§ **YOUR INSTRUCTIONS**: Find the word "shape" in the data below and copy each line that holds it.

Data entries
<<<<
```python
class ReverseLoop:

    GRAPH_CHUNK = 8

    def __init__(self, model, diffuser, data_init, num_t, min_t, center=True, aux_traj=False, self_condition=True,
                 noise_scale=1.0, embed_self_conditioning=True, inpainting=False, input_aatype=False, noise_tape=None, state=None,
                 graph=True, verify=0, noise="host", noise_keys=None, keep="all"):
        self.model, self.diffuser = model, diffuser
        self.keep = keep
        steps = kept_steps(num_t, keep)
        self.kept = keep != "all"
        keys = noise_mod.resolve(noise, noise_keys, noise_tape, int(data_init["rigids_t"].shape[0]))
        dev = self.dev = model.device
        gpu_guard.check(dev, what="inference_fn")
        self.verify, self.verified = int(verify or 0), 0
        rig0 = data_init["rigids_t"]
        _lib.require_cuda(rig0, "inference_fn")
        if rig0.dim() == 2:
            raise ValueError("rigids_t needs a leading batch dimension")
        B, N = self.B, self.N = rig0.shape[0], rig0.shape[1]
        f32 = lambda x: x.to(device=dev, dtype=torch.float32).contiguous().clone()
        self.res_mask, self.fixed = f32(data_init["res_mask"]), f32(data_init["fixed_mask"])
        self.fixed_mask = (self.fixed * self.res_mask).contiguous()
        self.diffuse_mask = ((1 - self.fixed) * self.res_mask).contiguous()
        self._inpainting, self._input_aatype = inpainting, input_aatype
        self.aatype, self.net_aatype, same = _aatype_views(model, data_init, self.fixed, inpainting, input_aatype, dev)
        self.bb0_from_forward = same
        self.gt_tors = data_init["torsion_angles_sin_cos"]
        self.gt_psi = f32(self.gt_tors[..., 2, :])
        self.st = state if state is not None else model.batch_state(data_init["seq_idx"])
        self.num_t, self.min_t, self.dt = num_t, min_t, 1 / num_t
        self.center, self.aux_traj, self.noise_scale = center, aux_traj, noise_scale
        self.self_condition, self.embed_sc = self_condition, embed_self_conditioning
        self.reverse_steps = np.linspace(min_t, 1.0, num_t)[::-1]
        n_noisy = self.n_noisy = int(np.sum(self.reverse_steps > min_t))
        t32, temb, sig = model.step_scalars(self.reverse_steps)
        with torch.cuda.device(dev):
            self.t_all = torch.as_tensor(np.repeat(t32[:, None], B, 1), device=dev)
            self.temb_all = torch.as_tensor(np.repeat(temb[:, None, :], B, 1), device=dev)
            self.sig_all = torch.as_tensor(np.repeat(sig[:, None], B, 1), device=dev)
            self.t_tab = torch.as_tensor(np.ascontiguousarray(self.reverse_steps, dtype=np.float64), device=dev)
            so3 = diffuser._so3_diffuser
            self.tab_all = self.omega_edges = None
            if so3.use_cached_score:
                rows = so3.score_table_rows(t32)
                self.tab_all = torch.as_tensor(np.repeat(rows[:, None, :], B, 1), device=dev)
                self.omega_edges = torch.as_tensor(so3.omega_edges, device=dev)
            self.z_rot = self.z_trans = self.noise_keys = None
            if keys is not None:
                self.noise_keys = noise_mod.keys_tensor(keys, dev)
            else:
                if noise_tape is None:
                    noise_tape = draw_noise_tape(diffuser, n_noisy, B, N)
                self.z_rot = torch.as_tensor(np.ascontiguousarray(noise_tape[0], dtype=np.float64), device=dev)
                self.z_trans = torch.as_tensor(np.ascontiguousarray(noise_tape[1], dtype=np.float64), device=dev)
            self.sc_ca = f32(data_init["sc_ca_t"])
            self.kept_steps, n_rows = steps, len(steps)
            self.frame_rows = self.kept_rigids = None
            self._row_of = None
# ... 12 lines not shown
            self.trans_traj = torch.empty(n_rows, B, N, 3, device=dev) if aux_traj else None
            self.cursor = torch.zeros(2, dtype=torch.int32, device=dev)
        self.graph = bool(graph) and n_noisy >= 3 and (keys is not None or (self.z_rot.shape[0] >= n_noisy and self.z_trans.shape[0] >= n_noisy))
        self._cursor_host = 0
        self._g1 = self._gn = None
        self.capture_seconds = 0.0
        self.captures = 0

    @property
    def rigids_t(self):
        return self._x(self._next)

    _next = 0

    def _x(self, k):
        return self.rigid_traj[k & 1] if self.kept else self.rigid_traj[k]

    def _row(self, k):
        if not self.kept:
            return k
        r = int(self._row_of[k])
        return None if r < 0 else r

    def _fwd(self, k, want_atoms, sc_update):
        row = self._row(k)
        want_atoms = want_atoms and row is not None
        direct = want_atoms and self.bb0_from_forward
        self.st.score_table = None if self.tab_all is None else self.tab_all[k]
        self.st.omega_edges = self.omega_edges
        self.st.forward(self._x(k), self.res_mask, self.fixed, self.sc_ca, self.net_aatype, self.gt_psi, self.t_all[k],
                        self.temb_all[k], self.sig_all[k], direct, ca_out=self.sc_ca if sc_update else None,
                        atom37_out=self.bb0_traj[row] if direct else None)
        if want_atoms and not direct:
            _backbone(self.model, self.B * self.N, self.st.rigids, None, None, self.st.psi, self.aatype, self.bb0_traj[row])

    def prime(self):
        if self.embed_sc and self.self_condition:
            with torch.cuda.device(self.dev):
                self._fwd(0, False, True)

    def _verify_forward(self, k):
        st = self.st
        self.st.score_table = None if self.tab_all is None else self.tab_all[k]
        self.st.omega_edges = self.omega_edges
        st.forward(self._x(k), self.res_mask, self.fixed, self.sc_ca, self.net_aatype, self.gt_psi, self.t_all[k],
                   self.temb_all[k], self.sig_all[k], False)
        return [x.clone() for x in (st.rigids, st.psi, st.rot_score, st.trans_score)]

    def _step_eager(self, k):
        st, t, n = self.st, self.reverse_steps[k], self.B * self.N
        first = self._verify_forward(k) if self.verify and k % self.verify == 0 else None
        self._fwd(k, self.aux_traj, self.embed_sc and t > self.min_t)
        if first is not None:
            for name, a, b in zip(("rigids", "psi", "rot_score", "trans_score"), first, (st.rigids, st.psi, st.rot_score, st.trans_score)):
                if not torch.equal(a, b):
                    raise _lib.FdiptError(f"verify: two runs of the forward of step {k} differ in `{name}` (max |diff| "
                                          f"{float((a - b).abs().max()):.3e}): results on this GPU are not reproducible — is another "
                                          "compute process using it? (DESIGN.md section 6)")
            self.verified += 1
        nxt, row = self._x(k + 1), self._row(k)
        if t > self.min_t:
            dev_noise = self.noise_keys is not None
            self.diffuser.reverse_device(self._x(k), st.rot_score, st.trans_score, self.diffuse_mask,
                                         None if dev_noise else self.z_rot[k], None if dev_noise else self.z_trans[k], t, self.dt,
                                         self.center, self.noise_scale, rigids_out=nxt, noise_keys=self.noise_keys, step=k,
                                         atoms=(st.psi, self.aatype, self.model.bb_tables, self.prot_traj[row]) if row is not None else None,
                                         traj=(st.rigids, self.fixed_mask, self.trans_traj[row]) if self.aux_traj and row is not None else None)
        else:
            nxt.copy_(st.rigids)
            _backbone(self.model, n, nxt, None, None, st.psi, self.aatype, self.prot_traj[row])
            if self.aux_traj:
                self.trans_traj[row] = self.diffuse_mask[..., None] * st.rigids[..., 4:] + self.fixed_mask[..., None] * nxt[..., 4:]
        if self.kept_rigids is not None and row is not None:
            self.kept_rigids[row].copy_(nxt)

    def _enqueue_indexed(self):
        lib, st, d = _lib.load(), self.st, self.diffuser
        direct = self.aux_traj and self.bb0_from_forward
        st.score_table, st.omega_edges = self.tab_all, self.omega_edges
        st.forward(self.rigid_traj, self.res_mask, self.fixed, self.sc_ca, self.net_aatype, self.gt_psi, self.t_all, self.temb_all,
                   self.sig_all, direct, ca_out=self.sc_ca if self.embed_sc else None, atom37_out=self.bb0_traj if direct else None,
                   step_cursor=self.cursor, frame_rows=self.frame_rows, state_ring=self.kept)
        if self.aux_traj and not direct:
            args = [self.B * self.N, _lib.ptr(st.rigids), _lib.ptr(st.psi), _lib.ptr(self.aatype), _lib.ptr(self.model.bb_tables),
                    _lib.ptr(self.bb0_traj), _lib.ptr(self.cursor)]
            if self.kept:
                _lib.check(lib.fdipt_backbone_atoms_kept(*args, _lib.ptr(self.frame_rows), _lib.stream_ptr()), "backbone_atoms_kept")
            else:
                _lib.check(lib.fdipt_backbone_atoms_indexed(*args, _lib.stream_ptr()), "backbone_atoms_indexed")
        so3, r3 = d._so3_diffuser, d._r3_diffuser
        a = _lib.ReverseIndexed()
        a.B, a.N = self.B, self.N
        for name, tns in (("rigid_traj", self.rigid_traj), ("rot_score", st.rot_score), ("trans_score", st.trans_score),
                          ("diffuse_mask", self.diffuse_mask), ("z_rot", self.z_rot), ("z_trans", self.z_trans), ("t_table", self.t_tab),
                          ("psi", st.psi), ("aatype", self.aatype), ("bb_tables", self.model.bb_tables), ("prot_traj", self.prot_traj),
                          ("pred_rigids", st.rigids if self.aux_traj else None), ("traj_fixed_mask", self.fixed_mask if self.aux_traj else None),
                          ("trans_traj", self.trans_traj), ("step_cursor", self.cursor), ("frame_rows", self.frame_rows),
                          ("kept_rigids", self.kept_rigids)):
            setattr(a, name, _lib.ptr(tns))
        a.state_ring = int(self.kept)
        a.dt, a.noise_scale = float(self.dt), float(self.noise_scale)
        a.center, a.diffuse_rot, a.diffuse_trans = int(bool(self.center)), int(bool(d._diffuse_rot)), int(bool(d._diffuse_trans))
        a.so3_min_sigma, a.so3_max_sigma, a.r3_min_b, a.r3_max_b = so3.min_sigma, so3.max_sigma, r3.min_b, r3.max_b
        a.coordinate_scaling = r3._r3_conf.coordinate_scaling
        if self.noise_keys is not None:
# ... 24 lines not shown
            self.cursor[:1].fill_(k)
            self._cursor_host = k

    _WARM: set = set()

    def _warm_key(self):
        return (str(self.dev), bytes(self.model.dims), self.B, self.N, bool(self.aux_traj), bool(self.bb0_from_forward),
                bool(self._inpainting), self.tab_all is not None, bool(self.embed_sc), bool(self.self_condition),
                self.noise_keys is not None, bool(self.kept))

    def prepare(self):
        if self.graph and self._warm_key() in self._WARM:
            with torch.cuda.device(self.dev):
                if self._g1 is None:
                    self._g1 = self.capture_step_graph(1)
                if self._gn is None and self.GRAPH_CHUNK > 1 and self.n_noisy >= 2 * self.GRAPH_CHUNK:
                    self._gn = self.capture_step_graph(self.GRAPH_CHUNK)
        return self

    def _advance(self, k, n, eager=False):
        self._set_cursor(k)
        if (self._g1 is not None or self._gn is not None) and self._captured_weights != getattr(self.model, "weights_version", 0):
            self._g1 = self._gn = None
        if eager or self._warm_key() not in self._WARM:
            for _ in range(n):
                self._enqueue_indexed()
            self._WARM.add(self._warm_key())
        elif n > 1 and n == self.GRAPH_CHUNK:
            if self._gn is None:
                self._gn = self.capture_step_graph(n)
            self._gn.replay()
        else:
            if self._g1 is None:
                self._g1 = self.capture_step_graph(1)
            for _ in range(n):
                self._g1.replay()
        self._cursor_host = k + n

    def step(self, k, eager=False):
        with torch.cuda.device(self.dev):
            if self.graph and k < self.n_noisy and not (self.verify and k % self.verify == 0):
                self._advance(k, 1, eager)
            else:
                self._step_eager(k)
        self._next = k + 1

# ... 47 lines not shown
        if self.diffuser._so3_diffuser.use_cached_score != (self.tab_all is not None):
            raise ValueError("reset: so3.use_cached_score changed behind the loop: the score-table switch selects other launches")
        before = self._warm_key()
        with torch.cuda.device(dev):
            f32 = lambda x: x.to(device=dev, dtype=torch.float32).contiguous()
            fixed = f32(data_init["fixed_mask"])
            aatype, net_aatype, same = _aatype_views(self.model, data_init, fixed, self._inpainting, self._input_aatype, dev)
            if same != self.bb0_from_forward or (aatype is None) != (self.aatype is None) or (net_aatype is None) != (self.net_aatype is None):
                raise ValueError("reset: this batch changes who builds the rigid_0_traj rows (bb0_from_forward / the aatype views): the captured "
                                 "launch sequence does not fit it; construct a new loop")
            seq_idx = data_init["seq_idx"]
            if tuple(seq_idx.shape) != (self.B, self.N):
                raise ValueError(f"reset: seq_idx of shape {tuple(seq_idx.shape)}, the loop holds B, N = {self.B}, {self.N}")
            keys = tape = None
            if self.noise_keys is not None:
                keys = noise_mod.keys_tensor(noise_mod.resolve("device", noise_keys, noise_tape, self.B), dev)
            else:
                if noise_tape is None:
                    noise_tape = draw_noise_tape(self.diffuser, self.n_noisy, self.B, self.N)
                tape = [torch.as_tensor(np.ascontiguousarray(z, dtype=np.float64)) for z in noise_tape]
                for dst, z in zip((self.z_rot, self.z_trans), tape):
                    if tuple(z.shape) != tuple(dst.shape):
                        raise ValueError(f"reset: noise tape of shape {tuple(z.shape)}, the loop's is {tuple(dst.shape)}")
            if getattr(self.model, "_state", None) is self.st:
                self.model._state = self.model._state_key = None
            if keys is not None:
                self.noise_keys.copy_(keys)
            else:
                self.z_rot.copy_(tape[0])
                self.z_trans.copy_(tape[1])
            self.res_mask.copy_(f32(data_init["res_mask"]))
            self.fixed.copy_(fixed)
            torch.mul(self.fixed, self.res_mask, out=self.fixed_mask)
            torch.mul(1 - self.fixed, self.res_mask, out=self.diffuse_mask)
            if aatype is not None:
                self.aatype.copy_(aatype)
            if net_aatype is not None:
                self.net_aatype.copy_(net_aatype)
            self.gt_tors = data_init["torsion_angles_sin_cos"]
            self.gt_psi.copy_(f32(self.gt_tors[..., 2, :]))
            self.sc_ca.copy_(f32(data_init["sc_ca_t"]))
            self.rigid_traj[0].copy_(rig0.to(device=dev, dtype=torch.float32))
            if not self.st.refresh(seq_idx):
                self._g1 = self._gn = None
            self.cursor.zero_()
        self._cursor_host, self._next, self.verified = 0, 0, 0
# ... 164 lines not shown
```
>>>>
§ **RESPONSE BELOW**:
        keys = noise_mod.resolve(noise, noise_keys, noise_tape, int(data_init["rigids_t"].shape[0]))
        B, N = self.B, self.N = rig0.shape[0], rig0.shape[1]
        self.graph = bool(graph) and n_noisy >= 3 and (keys is not None or (self.z_rot.shape[0] >= n_noisy and self.z_trans.shape[0] >= n_noisy))
            if tuple(seq_idx.shape) != (self.B, self.N):
                raise ValueError(f"reset: seq_idx of shape {tuple(seq_idx.shape)}, the loop holds B, N = {self.B}, {self.N}")
                    if tuple(z.shape) != tuple(dst.shape):
                        raise ValueError(f"reset: noise tape of shape {tuple(z.shape)}, the loop's is {tuple(dst.shape)}")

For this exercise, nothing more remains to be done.